Addressing the 2011 Technology, Education and Design Conference, Gates blasted states for tolerating waste and incompetence in U.S. education.
“The guys at Enron never would have done this!” he said. “I mean, this is so blatant, so extreme that, is anybody paying attention to what these guys do?”
OK, that’s a little over the top, but even billionaires occasionally lose their cool.
Outburst over, Gates laid out some reasonable challenges to American education assumptions.
Gates said some states are making the wrong choices in an effort to balance their budgets by cutting education funding.
Maine Gov. Paul LePage has actually promised to slightly increase state aid for local education.
While Gates urged states to sustain education funding, he challenged some long-held assumptions about how school funding is spent.
He said the U.S. spends $50 billion a year on automatic raises for teachers based upon seniority. Yet, he said, “Seniority seems to have no effect on student achievement.”
Gates also challenged why the country spends $15 billion a year on raises for teachers who get advanced degrees. “Such raises have almost no impact on achievement,” he said.
Indeed, a review of studies on both subjects, seniority and advanced degrees, by the Center for Educator Compensation Reform, reaches the same conclusion.
“The current method by which most teachers are paid assumes that teachers who have graduate degrees and more teaching experience are more effective — and therefore should automatically be paid more — than teachers with no advanced degrees and less teaching experience.

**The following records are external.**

@@ -315,24 +317,29 @@
     for (int j = 0; j < PPW; ++j) {
       __builtin_amdgcn_global_load_lds((const __attribute__((address_space(1))) void*)(kbase + koff[j]),
                                        (__attribute__((address_space(3))) void*)(dst + j * 1024), 16, 0, 0);
-      __builtin_amdgcn_global_load_lds((const __attribute__((address_space(1))) void*)(vbase + voff[j]),
-                                       (__attribute__((address_space(3))) void*)(dst + K_BYTES + j * 1024), 16, 0, 0);
+      if (w * PPW + j < VPC)
+        __builtin_amdgcn_global_load_lds((const __attribute__((address_space(1))) void*)(vbase + voff[j]),
+                                         (__attribute__((address_space(3))) void*)(dst + K_BYTES + j * 1024), 16, 0, 0);
     }
   };
-  int fo[4];
-#pragma unroll
-  for (int c4 = 0; c4 < 4; ++c4) fo[c4] = lq * 128 + (((2 * c4 + hi) ^ ((lq >> 1) & 7)) * 16);
+  int fo[KS];
+#pragma unroll
+  for (int c4 = 0; c4 < KS; ++c4) fo[c4] = lq * 128 + (((2 * c4 + hi) ^ ((lq >> 1) & 7)) * 16);
+  const int m16 = lane & 15, g4 = lane >> 4;
+  int vfo[2];
+#pragma unroll
+  for (int hh = 0; hh < 2; ++hh) vfo[hh] = m16 * 128 + (((4 * hh + ((g4 & 1) << 1 | (g4 >> 1))) ^ (m16 >> 1)) * 16);
   int k2a[2][2];
 #pragma unroll
   for (int st = 0; st < 2; ++st)
 #pragma unroll
     for (int hh = 0; hh < 2; ++hh) k2a[st][hh] = hi ? CONST_OFF : st * STAGE + hh * 4096 + fo[2];
 
-  f32x16 oacc[NDT];
-#pragma unroll
-  for (int t = 0; t < NDT; ++t)
-#pragma unroll
-    for (int r = 0; r < 16; ++r) oacc[t][r] = 0.f;
+  f32x4 oacc[NT3][2];
+#pragma unroll
+  for (int t = 0; t < NT3; ++t)
+#pragma unroll
+    for (int qb = 0; qb < 2; ++qb) oacc[t][qb] = f32x4{0.f, 0.f, 0.f, 0.f};
   float m_run = 0.f;
 
   const int ntiles = (p.nkv + ATT_KVT - 1) / ATT_KVT;
@@ -396,10 +403,15 @@
       }
       if (!first) {
         const float alpha = __builtin_amdgcn_exp2f(-delta);
-#pragma unroll
-        for (int t = 0; t < NDT; ++t)
-#pragma unroll
-          for (int r = 0; r < 16; ++r) oacc[t][r] *= alpha;
+        const auto ax = __builtin_amdgcn_permlane16_swap(__float_as_uint(alpha), __float_as_uint(alpha), false, false);
+#pragma unroll
+        for (int qb = 0; qb < 2; ++qb) {
+          const float aq = __uint_as_float(ax[qb]);
+#pragma unroll
+          for (int t = 0; t < NT3; ++t)
+#pragma unroll
+            for (int r = 0; r < 4; ++r) oacc[t][qb][r] *= aq;
+        }
       }
 #pragma unroll
       for (int hh = 0; hh < 2; ++hh)
@@ -418,12 +430,28 @@
       for (int j = 0; j < 4; ++j) pk.u[j] = pack_bf2(s[h4 >> 1][(h4 & 1) * 8 + 2 * j], s[h4 >> 1][(h4 & 1) * 8 + 2 * j + 1]);
       pa[h4] = pk.v;
     }
-#pragma unroll
-    for (int t = 0; t < NDT; ++t) {
-#pragma unroll
-      for (int h4 = 0; h4 < 4; ++h4) {
-        const bf16x8 vf = *reinterpret_cast<const bf16x8*>(Vs + t * 4096 + fo[h4]);
-        oacc[t] = __builtin_amdgcn_mfma_f32_32x32x16_bf16(vf, pa[h4], oacc[t], 0, 0, 0);
+    bf16x8 pb[2][2];
+#pragma unroll
+    for (int hh = 0; hh < 2; ++hh) {
+      union { bf16x8 v; uint32_t u[4]; } x0, x1, y0, y1;
+      x0.v = pa[2 * hh];
+      x1.v = pa[2 * hh + 1];
+#pragma unroll
+      for (int j = 0; j < 4; ++j) {
+        const auto sw = __builtin_amdgcn_permlane16_swap(x0.u[j], x1.u[j], false, false);
+        y0.u[j] = sw[0];
+        y1.u[j] = sw[1];
+      }
+      pb[hh][0] = y0.v;
+      pb[hh][1] = y1.v;
+    }
+#pragma unroll
+    for (int hh = 0; hh < 2; ++hh) {
+#pragma unroll
+      for (int t = 0; t < NT3; ++t) {
+        const bf16x8 vf = *reinterpret_cast<const bf16x8*>(Vs + t * 2048 + vfo[hh]);
+#pragma unroll
+        for (int qb = 0; qb < 2; ++qb) oacc[t][qb] = __builtin_amdgcn_mfma_f32_16x16x32_bf16(vf, pb[hh][qb], oacc[t][qb], 0, 0, 0);
       }
     }
     asm volatile("s_waitcnt vmcnt(0) lgkmcnt(0)" ::: "memory");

“Evidence suggests, however, that these factors are not consistently related with student performance, with the exception of initial levels of experience and the possible exception of some advanced degrees at the secondary level, particularly subject-specific degrees in mathematics and science.”
Gates does not, however, suggest we spend less on teaching, only that monetary rewards be linked with more relevant criteria, like student achievement.

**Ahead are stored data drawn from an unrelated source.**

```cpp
OCT_HD unsigned long long oct_pick_key(unsigned response, unsigned order) {
    return ((unsigned long long)response << 32) | (0xFFFFFFFFu - order);
}
OCT_HD unsigned oct_pick_response(unsigned long long k) { return (unsigned)(k >> 32); }
OCT_HD unsigned oct_pick_order(unsigned long long k) { return 0xFFFFFFFFu - (unsigned)k; }

OCT_HD int oct_code(int root, int depth, int path) { return (root << 16) | (depth << 12) | path; }
OCT_HD int oct_code_root(int c) { return c >> 16; }
OCT_HD int oct_code_depth(int c) { return (c >> 12) & 15; }
OCT_HD int oct_code_path(int c) { return c & 4095; }
OCT_HD int oct_code_child(int c, int q) { return oct_code(oct_code_root(c), oct_code_depth(c) + 1, 4 * oct_code_path(c) + q); }
OCT_HD int oct_child_slot(int c, int q, int HS) {
    return oct_code_root(c) * HS + oct_depth_off(oct_code_depth(c) + 1) + 4 * oct_code_path(c) + q;
}
OCT_HD int oct_node_slot(int c, int HS) { return oct_code_root(c) * HS + oct_depth_off(oct_code_depth(c)) + oct_code_path(c); }

OCT_HD bool oct_node_leaves_table(int cnt, int code, int FD) { return cnt > 1 && oct_code_depth(code) >= FD; }

OCT_HD void oct_table_sum_up(int* tab, int FD) {
    for (int d = FD - 1; d >= 1; --d)
        for (int p = 0; p < (1 << (2 * d)); ++p) {
            const int* c = &tab[oct_depth_off(d + 1) + 4 * p];
            tab[oct_depth_off(d) + p] = (c[0] + c[1]) + (c[2] + c[3]);
        }
}

#define OCT_PATH_LEFT 0x100
OCT_HD int oct_path_word(int passes, bool left) { return (passes & 0xFF) | (left ? OCT_PATH_LEFT : 0); }
// ... 93 lines not shown
```

### weiner_slamit_v2_amd/csrc/orb_api.hip

```cpp
#include <hip/hip_runtime.h>
#include <math.h>
#include <stdio.h>
#include <stdlib.h>
#include <string.h>

#include <algorithm>
#include <vector>

#include "../../include/slamit.h"
#include "orb_plan.h"
#include "slamit_internal.h"

hipError_t orbk_upload_pattern(hipStream_t st);
void orbk_resize(hipStream_t st, const uint8_t* src, int sw, int sh, size_t sstride, size_t sframe,
                 uint8_t* dst, int dw, int dh, size_t dstride, size_t dframe, const int* xofs,
                 const short* ialpha, const int* yofs, const short* ibeta, int nframes);
void orbk_resize_rows4(hipStream_t st, const uint8_t* src, size_t sstride, size_t sframe, int sh, uint8_t* dst, int dw, int dh,
                       size_t dstride, size_t dframe, const uint32_t* d_col, const uint32_t* d_row, int nframes);
void orbk_resize_rows8(hipStream_t st, const uint8_t* src, size_t sstride, size_t sframe, int sh, uint8_t* dst, int dw, int dh,
                       size_t dstride, size_t dframe, const uint32_t* d_col8, const uint32_t* d_row, int nframes);
hipError_t orbk_pyramid_bands_prepare(int smem_bytes);
void orbk_pyramid_bands(hipStream_t st, const BandTab& tab, const uint8_t* d_tables, const BandRows* d_rows, int first, int last, int nbands,
                        const uint8_t* src, size_t sstride, size_t sframe, int sh, uint8_t* pyr, size_t pyr_frame, int tile0, int smem, int nframes);
hipError_t orbk_pyramid_prepare(int smem_bytes);
void orbk_pyramid(hipStream_t st, const OrbLevel* levels, int nlevels, const PyrBox* boxes, const PyrTabs* tabs,
                  int nregions, const uint8_t* img0, size_t img0_stride, size_t img0_frame, uint8_t* pyr, int bufA_bytes,
                  int smem_bytes, int nframes, int l_first, int l_last);
hipError_t orbk_fast_prepare(int max_wcell, int max_hcell);
void orbk_fast(hipStream_t st, const FastTab& tab, int nlevels, const uint32_t* d_cells, int cells_per_frame, const uint8_t* img0,
               size_t img0_stride, size_t img0_frame, const uint8_t* pyr, unsigned long long* cand,
               size_t cand_frame_stride, int* cand_count, int iniTh, int minTh, int max_wcell, int max_hcell, int nframes);
hipError_t orbk_octree_prepare(int node_cap, int key_cap);
void orbk_octree(hipStream_t st, const OrbLevel* levels, int nlevels, const unsigned long long* cand,
                 size_t cand_frame_stride, int* cand_count, uint32_t* ws_xy, uint16_t* ws_node,
                 OrbLevelKp* lkp, size_t kp_frame_stride, int* kp_count, int node_cap, int key_cap, int nframes,
                 int level_override);
void orbk_ic_angle(hipStream_t st, const OrbLevel* levels, int nlevels, const uint8_t* img0, size_t img0_stride,
                   size_t img0_frame, const uint8_t* pyr, OrbLevelKp* lkp, size_t kp_frame_stride,
                   const int* kp_count, const KpBlockTab& tab, int nframes);
void orbk_blur_stream(hipStream_t st, const OrbLevel* levels, const uint32_t* d_inner, int n_inner, const uint32_t* d_edge, int n_edge,
                      const uint8_t* img0, size_t img0_stride, size_t img0_frame, const uint8_t* pyr, uint8_t* blur, int nframes);
void orbk_blur(hipStream_t st, const OrbLevel* levels, const uint32_t* d_tiles, int total_tiles, const uint8_t* img0,
               size_t img0_stride, size_t img0_frame, const uint8_t* pyr, uint8_t* blur, int nframes);
void orbk_describe(hipStream_t st, const OrbLevel* levels, int nlevels, const uint8_t* blur,
                   const OrbLevelKp* lkp, size_t kp_frame_stride, const int* kp_count, slamit_kp* out_kps,
                   uint8_t* out_desc, int out_cap, int* out_n, const KpBlockTab& tab, int nframes);
void orbk_pad(hipStream_t st, const uint8_t* src, int w, int h, size_t sstride, uint8_t* dst);
void orbk_decode_candidates(hipStream_t st, const OrbLevel* levels, int level, const unsigned long long* K, int n,
                            unsigned long long* order_out, int* xys);
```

If a teacher improves from year to year, that teacher should earn more than another who does not. If a teacher’s performance improves after receiving a master’s degree, their pay should reflect that as well.
There are more than 3 million teachers in the U.S. and more than 60 percent of the money at the K-12 level goes to teacher salaries and benefits.
Many studies show, meanwhile, that there is wide variation between excellent teachers and poor ones.
What we need now are more educators, school boards and legislators willing to review the research and challenge the status quo.